# under coat showing thru after summer shed



## Crooked Driller (6 mo ago)

My dog is a red hunting dog with a relatively light coat; not big and fluffy. When she shed this spring her undercoat began to stick out. Is this normal?


----------



## Ffcmm (May 4, 2016)

Crooked Driller said:


> My dog is a red hunting dog with a relatively light coat; not big and fluffy. When she shed this spring her undercoat began to stick out. Is this normal?


You can brush out the loose undercoat pretty easily with a rake. Regularly going through the coat will help keep the shed under control.


----------



## nolefan (Nov 6, 2009)

Crooked Driller said:


> My dog is a red hunting dog with a relatively light coat; not big and fluffy. When she shed this spring her undercoat began to stick out. Is this normal?

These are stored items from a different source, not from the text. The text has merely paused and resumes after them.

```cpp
int dsh_get_info(dsh_ctx *c, const char *name, int64_t *out)
{
    if (!c || !name || !out) return DSH_EINVAL;
    if (!std::strcmp(name, "planes")) *out = c->lay.P;
    else if (!std::strcmp(name, "vlo")) *out = c->lay.vlo;
    else if (!std::strcmp(name, "vhi")) *out = c->lay.vhi;
    else if (!std::strcmp(name, "threshold")) *out = c->lay.pbase + (int64_t)c->lay.P;
    else if (!std::strcmp(name, "pbase")) *out = c->lay.pbase;
    else if (!std::strcmp(name, "host_layout_us")) *out = (int64_t)c->host_layout_us;
    else if (!std::strcmp(name, "host_lists_us")) *out = (int64_t)c->host_lists_us;
    else if (!std::strcmp(name, "host_keys_wait_us")) *out = (int64_t)c->host_keys_wait_us;
    else if (!std::strcmp(name, "emax")) *out = c->emax;
    else if (!std::strcmp(name, "elow")) *out = c->elow;
    else if (!std::strcmp(name, "kc")) *out = c->kc;
    else if (!std::strcmp(name, "pair_groups")) *out = c->pair_groups;
    else if (!std::strcmp(name, "pair_round")) *out = c->pp.band_round.empty() ? 0 : c->pp.band_round[0];
    else if (!std::strcmp(name, "tile")) *out = kTile;
    else if (!std::strcmp(name, "parts_done")) *out = c->parts_done;
    else if (!std::strcmp(name, "parts_signalled")) *out = c->parts_signalled ? 1 : 0;
    else if (!std::strcmp(name, "sketch_kernel_us")) *out = (int64_t)(c->sketch_ms * 1000.0);
    else if (!std::strcmp(name, "fastx_decode_us")) *out = (int64_t)(c->fastx_ms * 1000.0);
    else if (!std::strcmp(name, "xch_recv_gated")) *out = c->xch.recv_gated ? 1 : 0;
    else if (!std::strcmp(name, "stats_route")) *out = c->gs.route_last;
    else if (!std::strcmp(name, "linkage_route")) *out = c->lk.route_last;
    else if (!std::strcmp(name, "mst_rounds")) *out = c->mst.rounds_last;
    else if (!std::strcmp(name, "mst_band_us")) *out = (int64_t)(c->mst.band_ms * 1000.0);
    else if (!std::strcmp(name, "place_kernel_us")) *out = (int64_t)(c->xch.place_ms * 1000.0);
    else if (!std::strcmp(name, "whatif_mfma")) {
#ifdef DSH_WHATIF_MFMA
        *out = 1;
#else
        *out = 0;
#endif
    }
    else if (!std::strcmp(name, "npad")) *out = c->lay.Npad;
    else if (!std::strcmp(name, "kpad")) *out = c->Kpad;
    else if (!std::strcmp(name, "cum_bytes")) *out = c->cum_bytes;
    else if (!std::strcmp(name, "sorted")) *out = c->lay.sorted;
    else if (!std::strcmp(name, "ncols")) *out = (int64_t)c->lay.ncols;
    else if (!std::strcmp(name, "lockstep")) *out = c->planes_valid && use_lockstep(c) ? 1 : 0;
    else if (!std::strcmp(name, "tiles")) *out = (int64_t)c->pp.T.size();
    else if (!std::strcmp(name, "bands")) *out = (int64_t)c->last_bands;
    else if (!std::strcmp(name, "items")) *out = (int64_t)c->pp.items.size();
    else if (!std::strcmp(name, "frag_items")) {
// ... 121 lines not shown
```

dashing_amd/csrc/ctx.h:

```cpp
#pragma once
#include <hip/hip_runtime.h>
#include <rccl/rccl.h>

#include <cstdarg>
#include <cstdio>
#include <cstdlib>
#include <deque>
#include <string>
#include <vector>

#include "../../include/dashing_hip.h"
#include "kernels.h"
#include "plan.h"

struct NoCopy {
    NoCopy() = default;
    NoCopy(const NoCopy &) = delete;
    NoCopy &operator=(const NoCopy &) = delete;
};

struct DevBuf : NoCopy {
    void *ptr = nullptr;
    size_t cap = 0;
    ~DevBuf() { release(); }
// ... 119 lines not shown
    Event ev_filled[2];
    Event ev_drained[2];
    bool drained_pending[2] = {false, false};
    unsigned out_turn = 0;
    std::deque<Event> tickets;
    uint64_t ticket_next = 0;
    Event ev_first_tiles;
    bool pass_from_zero = false;
    DevBuf hist;
    Event ev_keys;
    DevBuf cidx_rec, cidx_ent;
    uint32_t nbuckets = 0, ent_stride = 0;
    DevBuf colS_n, colS_key, colS_card, colS_th, colS_rl;
    uint32_t rl_stride = 0;
    dsh::plan::Layout lay;
    bool lay_built = false;
    dsh::plan::PairPlan pp;
    std::deque<Event> ev_part;
    uint32_t parts_done = 0;
    DevBuf sig;
    Staging st_sig;
    uint32_t sig_gen = 0;
    bool parts_signalled = false;
    int finalize_signal = -1;
    int can_wait_value = -1;
    int wall_clock_khz = 0;
    PinBuf pin_keys;
    const uint32_t *hk32 = nullptr;
    const uint32_t *hg32 = nullptr;
    const uint32_t *hv32 = nullptr;
    uint32_t pass_sparse_cap = 0;
    bool hk32_valid = false;
    double host_layout_us = 0, host_lists_us = 0, host_keys_wait_us = 0;
    Staging st_perm;
    DevBuf rowoff;
    Staging st_lists;
    uint32_t W = 0, Kpad = 0;
    int emax = 0, elow = 0, cum_bytes = 4;
    int kc = 16;
    int kc_opt = 0;
    int pair_groups = 3;
    int pair_groups_opt = 0;
    int emax_opt = -1;
    int elow_opt = -1;
    int part_band_tiles = 2048;
    int overflow_frag_permille = 500;
    int sparse_planes = -1;
    int sparse_cap = (int)dsh::plan::kSparseCapDefault;
    int sparse_sided = -1;
    int sparse_lds = 1;
    int sparse_run = 0;
    uint32_t sparse_run_used = 0;
    DevBuf sp_tab, sp_lists, sp_len, sp_slabs, sp_items;
    Staging st_sparse;
    std::vector<dsh::plan::U2> sp_have;
    uint64_t sp_serial = 0, lay_serial = 0;
    uint32_t sp_cap_have = 0;
    double sparse_ms = 0;
    std::vector<std::pair<hipEvent_t, hipEvent_t>> ev_sparse;
    int tail_bands = 2;
    std::vector<double> part_ready_ms;
    std::vector<uint64_t> part_floats;
    size_t last_bands = 0;
    uint64_t cum_budget = 8ull << 30;
    int sort_mode = -1;
    int range_sort_min_rows = 1024;
// ... 282 lines not shown
```

dashing_amd/csrc/engine.hip:

```cpp
#include <algorithm>
#include <chrono>
#include <cstring>

#include "ctx.h"

namespace dsh {
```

Is she spayed and how old is she? Excessive undercoat can even happen to Goldens with light coat. Spaying or neutering causes it and it can get worse as the dog ages. If neither of these is the case, I would talk to the vet.


----------



## Crooked Driller (6 mo ago)

she is two and she was spayed this winter. Maybe that is the cause


----------



## PalouseDogs (Aug 14, 2013)

It sounds like a typical spay coat.


----------